BEGIN Data extract

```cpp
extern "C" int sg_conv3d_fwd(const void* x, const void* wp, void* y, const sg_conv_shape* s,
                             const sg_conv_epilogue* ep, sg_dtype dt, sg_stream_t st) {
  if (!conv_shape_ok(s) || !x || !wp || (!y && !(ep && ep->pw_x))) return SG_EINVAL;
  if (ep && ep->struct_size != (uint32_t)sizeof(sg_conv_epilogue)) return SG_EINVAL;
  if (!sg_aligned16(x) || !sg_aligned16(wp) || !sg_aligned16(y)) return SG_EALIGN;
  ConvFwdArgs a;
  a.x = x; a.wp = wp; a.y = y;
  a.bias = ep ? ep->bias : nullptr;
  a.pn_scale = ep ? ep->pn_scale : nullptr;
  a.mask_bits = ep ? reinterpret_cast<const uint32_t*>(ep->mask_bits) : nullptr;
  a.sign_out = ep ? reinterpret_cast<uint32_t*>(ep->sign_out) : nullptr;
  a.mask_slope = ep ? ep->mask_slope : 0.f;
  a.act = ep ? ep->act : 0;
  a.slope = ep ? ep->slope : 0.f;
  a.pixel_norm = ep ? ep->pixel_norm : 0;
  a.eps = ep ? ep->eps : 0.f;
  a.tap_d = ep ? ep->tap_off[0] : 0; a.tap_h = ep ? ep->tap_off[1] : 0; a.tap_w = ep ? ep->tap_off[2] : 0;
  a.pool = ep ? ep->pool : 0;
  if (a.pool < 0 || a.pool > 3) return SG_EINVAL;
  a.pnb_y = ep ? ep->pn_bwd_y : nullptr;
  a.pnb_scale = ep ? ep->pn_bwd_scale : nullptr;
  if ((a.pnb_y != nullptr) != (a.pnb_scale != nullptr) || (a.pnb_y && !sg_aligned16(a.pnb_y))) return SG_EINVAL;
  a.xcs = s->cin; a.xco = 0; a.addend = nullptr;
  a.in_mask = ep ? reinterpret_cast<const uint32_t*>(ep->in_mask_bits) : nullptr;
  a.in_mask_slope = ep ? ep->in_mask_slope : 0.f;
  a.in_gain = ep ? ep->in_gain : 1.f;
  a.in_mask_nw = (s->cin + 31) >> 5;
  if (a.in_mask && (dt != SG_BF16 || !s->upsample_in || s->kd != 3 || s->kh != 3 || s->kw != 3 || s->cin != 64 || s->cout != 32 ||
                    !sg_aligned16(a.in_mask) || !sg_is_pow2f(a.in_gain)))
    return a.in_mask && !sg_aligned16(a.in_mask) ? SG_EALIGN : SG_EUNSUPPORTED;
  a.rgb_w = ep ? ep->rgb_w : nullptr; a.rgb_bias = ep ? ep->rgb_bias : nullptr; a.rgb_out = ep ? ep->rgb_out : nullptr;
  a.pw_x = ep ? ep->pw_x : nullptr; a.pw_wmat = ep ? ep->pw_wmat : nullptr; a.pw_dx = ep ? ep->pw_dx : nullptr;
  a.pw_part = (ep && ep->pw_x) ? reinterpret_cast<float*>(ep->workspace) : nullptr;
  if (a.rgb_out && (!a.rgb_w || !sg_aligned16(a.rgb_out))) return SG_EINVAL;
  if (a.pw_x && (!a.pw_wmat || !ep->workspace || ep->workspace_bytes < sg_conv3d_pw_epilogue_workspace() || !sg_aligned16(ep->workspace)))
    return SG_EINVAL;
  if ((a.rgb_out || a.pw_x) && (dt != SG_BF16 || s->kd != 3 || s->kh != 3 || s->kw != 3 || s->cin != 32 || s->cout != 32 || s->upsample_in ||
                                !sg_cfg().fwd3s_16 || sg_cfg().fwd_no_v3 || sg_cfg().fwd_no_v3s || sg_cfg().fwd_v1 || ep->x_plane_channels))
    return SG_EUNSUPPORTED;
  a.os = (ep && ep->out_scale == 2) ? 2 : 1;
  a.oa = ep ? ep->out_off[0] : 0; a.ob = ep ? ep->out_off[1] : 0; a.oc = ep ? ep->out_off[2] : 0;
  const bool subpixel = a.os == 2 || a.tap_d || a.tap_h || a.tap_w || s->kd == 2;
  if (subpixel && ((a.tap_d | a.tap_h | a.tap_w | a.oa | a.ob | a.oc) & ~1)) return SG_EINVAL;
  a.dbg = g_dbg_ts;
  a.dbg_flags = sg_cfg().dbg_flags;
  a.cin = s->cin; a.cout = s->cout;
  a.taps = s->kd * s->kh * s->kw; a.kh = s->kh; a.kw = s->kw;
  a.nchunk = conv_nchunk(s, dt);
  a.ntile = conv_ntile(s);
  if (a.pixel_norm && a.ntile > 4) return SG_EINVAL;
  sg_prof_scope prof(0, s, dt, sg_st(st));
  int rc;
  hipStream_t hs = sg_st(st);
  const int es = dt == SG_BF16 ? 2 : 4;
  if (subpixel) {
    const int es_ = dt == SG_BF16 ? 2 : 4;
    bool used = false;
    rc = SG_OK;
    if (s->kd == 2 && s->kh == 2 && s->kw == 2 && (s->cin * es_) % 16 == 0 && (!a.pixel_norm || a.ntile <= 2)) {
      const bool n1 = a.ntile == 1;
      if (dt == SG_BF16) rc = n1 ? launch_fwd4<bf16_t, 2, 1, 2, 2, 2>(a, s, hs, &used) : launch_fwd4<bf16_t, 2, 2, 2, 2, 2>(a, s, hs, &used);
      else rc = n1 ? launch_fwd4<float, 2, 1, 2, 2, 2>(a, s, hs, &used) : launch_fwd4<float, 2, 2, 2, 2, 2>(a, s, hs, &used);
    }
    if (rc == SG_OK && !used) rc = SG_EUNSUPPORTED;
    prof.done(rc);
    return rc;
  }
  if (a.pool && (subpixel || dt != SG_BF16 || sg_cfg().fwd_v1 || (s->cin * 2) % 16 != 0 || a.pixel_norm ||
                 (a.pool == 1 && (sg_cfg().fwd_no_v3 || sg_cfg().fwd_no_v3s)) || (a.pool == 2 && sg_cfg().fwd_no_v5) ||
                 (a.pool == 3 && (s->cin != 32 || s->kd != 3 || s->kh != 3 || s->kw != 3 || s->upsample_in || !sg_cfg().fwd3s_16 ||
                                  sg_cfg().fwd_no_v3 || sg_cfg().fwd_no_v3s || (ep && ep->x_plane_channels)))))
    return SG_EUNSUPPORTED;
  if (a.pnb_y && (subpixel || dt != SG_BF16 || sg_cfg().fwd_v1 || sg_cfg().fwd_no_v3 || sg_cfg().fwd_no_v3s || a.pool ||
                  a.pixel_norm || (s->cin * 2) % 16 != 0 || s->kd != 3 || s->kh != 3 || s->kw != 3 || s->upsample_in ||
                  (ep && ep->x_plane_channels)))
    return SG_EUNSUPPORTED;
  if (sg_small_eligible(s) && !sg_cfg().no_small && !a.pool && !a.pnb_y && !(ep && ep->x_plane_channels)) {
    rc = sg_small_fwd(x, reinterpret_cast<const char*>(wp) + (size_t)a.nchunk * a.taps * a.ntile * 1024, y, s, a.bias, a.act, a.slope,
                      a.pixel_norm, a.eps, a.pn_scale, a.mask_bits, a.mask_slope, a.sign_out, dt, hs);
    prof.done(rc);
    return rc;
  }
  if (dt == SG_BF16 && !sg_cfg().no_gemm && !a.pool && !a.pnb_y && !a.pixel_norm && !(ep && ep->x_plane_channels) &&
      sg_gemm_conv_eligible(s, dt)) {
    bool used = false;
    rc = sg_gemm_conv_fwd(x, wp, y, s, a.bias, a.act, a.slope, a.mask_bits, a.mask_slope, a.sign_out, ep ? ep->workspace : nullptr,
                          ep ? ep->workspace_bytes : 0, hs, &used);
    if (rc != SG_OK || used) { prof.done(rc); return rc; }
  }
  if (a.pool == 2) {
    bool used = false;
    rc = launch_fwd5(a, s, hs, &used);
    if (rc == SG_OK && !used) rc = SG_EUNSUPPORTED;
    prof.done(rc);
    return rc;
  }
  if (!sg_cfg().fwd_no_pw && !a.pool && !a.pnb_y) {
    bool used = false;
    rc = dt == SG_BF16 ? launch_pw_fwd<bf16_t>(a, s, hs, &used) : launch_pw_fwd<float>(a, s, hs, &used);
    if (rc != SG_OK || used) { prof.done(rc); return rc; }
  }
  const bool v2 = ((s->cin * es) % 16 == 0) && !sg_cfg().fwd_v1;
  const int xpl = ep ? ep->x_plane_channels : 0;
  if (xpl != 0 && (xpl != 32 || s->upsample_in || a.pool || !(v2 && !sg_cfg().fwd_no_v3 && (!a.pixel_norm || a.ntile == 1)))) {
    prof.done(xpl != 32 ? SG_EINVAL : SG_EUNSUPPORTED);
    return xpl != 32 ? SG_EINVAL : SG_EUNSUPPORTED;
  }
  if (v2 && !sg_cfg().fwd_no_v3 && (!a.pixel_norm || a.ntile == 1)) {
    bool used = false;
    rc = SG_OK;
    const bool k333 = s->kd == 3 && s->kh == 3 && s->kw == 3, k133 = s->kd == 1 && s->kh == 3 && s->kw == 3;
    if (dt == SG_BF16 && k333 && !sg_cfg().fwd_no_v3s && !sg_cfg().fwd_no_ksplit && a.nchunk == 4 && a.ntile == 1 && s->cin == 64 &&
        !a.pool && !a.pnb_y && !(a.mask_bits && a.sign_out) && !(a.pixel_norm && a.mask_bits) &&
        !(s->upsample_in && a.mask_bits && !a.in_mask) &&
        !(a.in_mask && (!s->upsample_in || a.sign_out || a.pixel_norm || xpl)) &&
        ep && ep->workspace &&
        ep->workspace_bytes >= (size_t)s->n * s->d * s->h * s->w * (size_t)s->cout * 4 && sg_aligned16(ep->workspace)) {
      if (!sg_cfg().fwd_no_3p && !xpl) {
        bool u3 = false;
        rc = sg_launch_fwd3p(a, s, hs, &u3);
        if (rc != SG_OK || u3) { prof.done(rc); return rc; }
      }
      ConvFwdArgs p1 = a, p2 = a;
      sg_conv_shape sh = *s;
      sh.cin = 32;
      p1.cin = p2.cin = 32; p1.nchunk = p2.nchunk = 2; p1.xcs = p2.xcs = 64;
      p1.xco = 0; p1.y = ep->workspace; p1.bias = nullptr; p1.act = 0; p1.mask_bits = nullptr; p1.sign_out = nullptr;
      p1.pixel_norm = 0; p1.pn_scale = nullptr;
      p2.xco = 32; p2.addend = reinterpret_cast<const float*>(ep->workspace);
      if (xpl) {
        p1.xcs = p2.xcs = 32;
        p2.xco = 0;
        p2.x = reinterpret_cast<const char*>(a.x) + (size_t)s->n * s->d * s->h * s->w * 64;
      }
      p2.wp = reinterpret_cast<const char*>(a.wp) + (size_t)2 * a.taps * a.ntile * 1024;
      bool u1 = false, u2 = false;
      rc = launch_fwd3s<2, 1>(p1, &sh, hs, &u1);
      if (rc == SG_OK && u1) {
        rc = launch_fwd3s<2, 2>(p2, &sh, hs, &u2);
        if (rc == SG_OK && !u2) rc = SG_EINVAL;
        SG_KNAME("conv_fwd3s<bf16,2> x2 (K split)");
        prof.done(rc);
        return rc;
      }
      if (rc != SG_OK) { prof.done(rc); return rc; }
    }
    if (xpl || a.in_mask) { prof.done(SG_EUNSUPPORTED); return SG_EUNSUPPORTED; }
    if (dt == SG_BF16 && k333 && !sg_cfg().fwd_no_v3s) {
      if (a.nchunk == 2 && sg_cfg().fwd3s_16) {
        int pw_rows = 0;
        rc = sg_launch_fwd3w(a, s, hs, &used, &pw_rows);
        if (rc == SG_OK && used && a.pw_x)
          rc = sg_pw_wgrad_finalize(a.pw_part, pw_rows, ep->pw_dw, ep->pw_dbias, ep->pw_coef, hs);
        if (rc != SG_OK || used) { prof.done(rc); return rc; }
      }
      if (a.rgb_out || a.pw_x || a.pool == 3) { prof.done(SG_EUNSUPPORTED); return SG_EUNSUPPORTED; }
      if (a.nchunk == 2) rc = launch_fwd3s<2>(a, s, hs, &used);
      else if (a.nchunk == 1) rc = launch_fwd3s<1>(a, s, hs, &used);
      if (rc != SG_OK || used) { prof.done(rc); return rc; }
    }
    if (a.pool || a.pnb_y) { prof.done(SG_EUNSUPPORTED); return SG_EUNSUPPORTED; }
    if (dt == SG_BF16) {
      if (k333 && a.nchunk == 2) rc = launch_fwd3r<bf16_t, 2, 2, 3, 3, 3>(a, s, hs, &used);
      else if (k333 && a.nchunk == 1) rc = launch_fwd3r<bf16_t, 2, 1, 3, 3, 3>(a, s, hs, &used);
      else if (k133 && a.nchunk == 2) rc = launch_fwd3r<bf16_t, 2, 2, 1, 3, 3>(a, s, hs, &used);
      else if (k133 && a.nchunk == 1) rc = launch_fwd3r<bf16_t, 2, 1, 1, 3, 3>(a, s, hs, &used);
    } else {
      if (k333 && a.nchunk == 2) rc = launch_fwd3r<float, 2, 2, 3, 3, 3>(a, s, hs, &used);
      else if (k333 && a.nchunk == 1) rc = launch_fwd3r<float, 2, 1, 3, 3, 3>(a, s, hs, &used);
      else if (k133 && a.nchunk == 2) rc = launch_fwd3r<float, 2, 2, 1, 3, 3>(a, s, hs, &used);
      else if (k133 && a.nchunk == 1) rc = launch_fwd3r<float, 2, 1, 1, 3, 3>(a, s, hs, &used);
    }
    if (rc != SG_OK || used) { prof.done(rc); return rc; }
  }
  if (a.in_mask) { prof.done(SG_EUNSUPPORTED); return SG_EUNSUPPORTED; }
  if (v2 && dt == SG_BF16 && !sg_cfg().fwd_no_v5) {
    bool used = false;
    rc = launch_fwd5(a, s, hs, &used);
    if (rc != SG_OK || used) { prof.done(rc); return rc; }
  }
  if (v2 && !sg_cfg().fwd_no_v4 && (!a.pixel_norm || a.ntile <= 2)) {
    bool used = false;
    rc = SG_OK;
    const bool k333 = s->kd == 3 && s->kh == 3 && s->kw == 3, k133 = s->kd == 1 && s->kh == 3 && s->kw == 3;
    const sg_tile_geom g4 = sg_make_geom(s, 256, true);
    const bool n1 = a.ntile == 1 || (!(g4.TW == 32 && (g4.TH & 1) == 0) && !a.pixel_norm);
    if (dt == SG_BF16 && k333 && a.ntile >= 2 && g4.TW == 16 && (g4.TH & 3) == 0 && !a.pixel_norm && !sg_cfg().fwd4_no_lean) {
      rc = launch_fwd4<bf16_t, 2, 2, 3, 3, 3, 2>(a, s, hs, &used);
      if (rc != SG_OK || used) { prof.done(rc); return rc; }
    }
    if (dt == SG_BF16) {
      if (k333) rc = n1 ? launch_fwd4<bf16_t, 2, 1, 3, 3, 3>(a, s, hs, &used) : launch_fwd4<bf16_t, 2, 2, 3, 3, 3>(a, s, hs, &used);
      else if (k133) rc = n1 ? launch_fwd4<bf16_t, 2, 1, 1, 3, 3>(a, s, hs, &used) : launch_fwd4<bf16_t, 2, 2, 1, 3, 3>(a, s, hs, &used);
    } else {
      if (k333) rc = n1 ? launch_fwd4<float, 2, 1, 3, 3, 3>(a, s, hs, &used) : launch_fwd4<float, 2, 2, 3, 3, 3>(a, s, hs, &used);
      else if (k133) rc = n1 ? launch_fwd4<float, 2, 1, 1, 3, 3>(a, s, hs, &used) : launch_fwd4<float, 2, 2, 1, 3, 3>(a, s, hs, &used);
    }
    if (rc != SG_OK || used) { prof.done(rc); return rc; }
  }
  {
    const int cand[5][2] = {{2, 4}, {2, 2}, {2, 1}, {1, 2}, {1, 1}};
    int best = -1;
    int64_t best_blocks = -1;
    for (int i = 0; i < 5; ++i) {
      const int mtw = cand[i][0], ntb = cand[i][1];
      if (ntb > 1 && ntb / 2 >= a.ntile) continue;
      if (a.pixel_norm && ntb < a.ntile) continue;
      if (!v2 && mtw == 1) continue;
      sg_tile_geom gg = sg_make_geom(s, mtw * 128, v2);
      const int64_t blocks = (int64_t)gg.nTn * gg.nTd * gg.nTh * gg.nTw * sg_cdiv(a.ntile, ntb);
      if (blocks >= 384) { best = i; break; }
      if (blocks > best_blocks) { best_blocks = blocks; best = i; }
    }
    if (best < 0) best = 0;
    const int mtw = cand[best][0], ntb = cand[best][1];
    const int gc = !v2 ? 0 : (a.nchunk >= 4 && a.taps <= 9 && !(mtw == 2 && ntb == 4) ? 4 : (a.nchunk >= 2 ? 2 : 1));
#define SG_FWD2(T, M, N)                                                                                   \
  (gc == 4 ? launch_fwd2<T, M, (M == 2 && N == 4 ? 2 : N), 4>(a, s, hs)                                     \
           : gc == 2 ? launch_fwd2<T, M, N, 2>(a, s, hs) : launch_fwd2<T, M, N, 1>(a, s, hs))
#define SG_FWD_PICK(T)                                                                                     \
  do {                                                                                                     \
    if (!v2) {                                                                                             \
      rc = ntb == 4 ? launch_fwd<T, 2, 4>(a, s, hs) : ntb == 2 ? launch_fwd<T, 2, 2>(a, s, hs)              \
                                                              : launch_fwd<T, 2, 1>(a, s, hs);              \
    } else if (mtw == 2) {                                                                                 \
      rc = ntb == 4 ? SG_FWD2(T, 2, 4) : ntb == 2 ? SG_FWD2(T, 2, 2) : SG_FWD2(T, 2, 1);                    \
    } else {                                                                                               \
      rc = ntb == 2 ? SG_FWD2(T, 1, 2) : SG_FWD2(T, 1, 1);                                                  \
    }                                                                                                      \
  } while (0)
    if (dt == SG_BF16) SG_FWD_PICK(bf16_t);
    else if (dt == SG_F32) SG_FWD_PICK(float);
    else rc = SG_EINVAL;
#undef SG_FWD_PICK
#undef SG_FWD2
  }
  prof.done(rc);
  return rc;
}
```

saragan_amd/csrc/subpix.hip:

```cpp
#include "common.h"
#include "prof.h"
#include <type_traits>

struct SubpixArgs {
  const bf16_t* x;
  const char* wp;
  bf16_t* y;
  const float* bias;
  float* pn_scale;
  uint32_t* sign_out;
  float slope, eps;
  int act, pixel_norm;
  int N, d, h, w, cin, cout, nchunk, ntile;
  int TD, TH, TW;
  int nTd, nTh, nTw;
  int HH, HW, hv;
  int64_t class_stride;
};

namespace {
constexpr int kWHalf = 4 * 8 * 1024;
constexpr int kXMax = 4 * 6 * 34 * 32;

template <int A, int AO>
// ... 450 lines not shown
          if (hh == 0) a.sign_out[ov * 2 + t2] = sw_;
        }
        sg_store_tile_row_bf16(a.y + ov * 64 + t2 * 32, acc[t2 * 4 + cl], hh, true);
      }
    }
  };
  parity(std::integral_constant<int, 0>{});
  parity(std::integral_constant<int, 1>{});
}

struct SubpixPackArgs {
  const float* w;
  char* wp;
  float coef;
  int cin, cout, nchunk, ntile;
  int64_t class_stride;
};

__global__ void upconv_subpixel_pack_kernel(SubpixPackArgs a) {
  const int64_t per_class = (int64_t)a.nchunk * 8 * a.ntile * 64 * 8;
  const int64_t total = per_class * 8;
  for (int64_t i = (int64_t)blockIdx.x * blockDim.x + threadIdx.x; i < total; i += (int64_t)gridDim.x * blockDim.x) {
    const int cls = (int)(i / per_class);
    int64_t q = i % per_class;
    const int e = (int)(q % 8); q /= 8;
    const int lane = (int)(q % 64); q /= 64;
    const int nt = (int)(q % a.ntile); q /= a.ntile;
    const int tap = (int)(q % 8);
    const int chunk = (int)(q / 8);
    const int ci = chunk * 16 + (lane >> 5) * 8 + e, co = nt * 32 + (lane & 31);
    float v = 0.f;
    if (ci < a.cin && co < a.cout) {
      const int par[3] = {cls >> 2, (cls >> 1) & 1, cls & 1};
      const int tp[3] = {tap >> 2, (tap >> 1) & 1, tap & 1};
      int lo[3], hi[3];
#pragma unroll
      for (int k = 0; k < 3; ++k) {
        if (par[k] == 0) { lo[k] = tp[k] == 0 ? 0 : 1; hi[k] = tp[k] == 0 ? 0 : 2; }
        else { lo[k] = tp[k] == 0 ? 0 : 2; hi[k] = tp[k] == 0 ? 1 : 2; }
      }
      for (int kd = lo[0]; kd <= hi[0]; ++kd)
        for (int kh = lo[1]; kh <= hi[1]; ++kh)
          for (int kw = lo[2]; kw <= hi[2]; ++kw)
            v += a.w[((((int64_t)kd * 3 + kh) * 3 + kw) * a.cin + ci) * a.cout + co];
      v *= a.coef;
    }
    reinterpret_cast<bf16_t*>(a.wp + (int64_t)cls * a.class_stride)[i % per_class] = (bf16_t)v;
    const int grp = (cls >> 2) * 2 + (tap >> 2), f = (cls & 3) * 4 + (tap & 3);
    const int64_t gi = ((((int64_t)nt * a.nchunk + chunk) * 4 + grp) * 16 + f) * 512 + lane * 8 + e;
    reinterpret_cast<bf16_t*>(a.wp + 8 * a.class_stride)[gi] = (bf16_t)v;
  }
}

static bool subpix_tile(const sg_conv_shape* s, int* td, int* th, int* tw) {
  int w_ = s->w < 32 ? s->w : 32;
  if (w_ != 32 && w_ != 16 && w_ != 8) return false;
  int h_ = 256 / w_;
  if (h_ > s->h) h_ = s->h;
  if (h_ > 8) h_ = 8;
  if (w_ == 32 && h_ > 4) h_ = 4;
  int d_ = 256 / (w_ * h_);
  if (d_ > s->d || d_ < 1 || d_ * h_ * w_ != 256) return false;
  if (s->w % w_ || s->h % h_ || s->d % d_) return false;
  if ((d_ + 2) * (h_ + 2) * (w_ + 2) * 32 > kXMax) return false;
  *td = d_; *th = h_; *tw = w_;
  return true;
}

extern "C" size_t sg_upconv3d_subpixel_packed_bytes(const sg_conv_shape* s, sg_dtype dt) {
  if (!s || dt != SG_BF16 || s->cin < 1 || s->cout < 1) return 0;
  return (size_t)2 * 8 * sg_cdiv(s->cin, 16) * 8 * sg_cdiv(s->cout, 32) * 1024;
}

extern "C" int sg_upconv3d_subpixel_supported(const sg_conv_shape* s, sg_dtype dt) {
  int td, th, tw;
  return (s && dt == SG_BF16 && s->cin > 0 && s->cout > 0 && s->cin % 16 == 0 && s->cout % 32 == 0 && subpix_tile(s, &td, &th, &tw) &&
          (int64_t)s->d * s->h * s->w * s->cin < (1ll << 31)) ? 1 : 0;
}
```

END Data extract

*Aim of the task*:
Each line in the data where the string "constexpr" occurs should be identified and copied.

*Answer box*:
constexpr int kWHalf = 4 * 8 * 1024;
constexpr int kXMax = 4 * 6 * 34 * 32;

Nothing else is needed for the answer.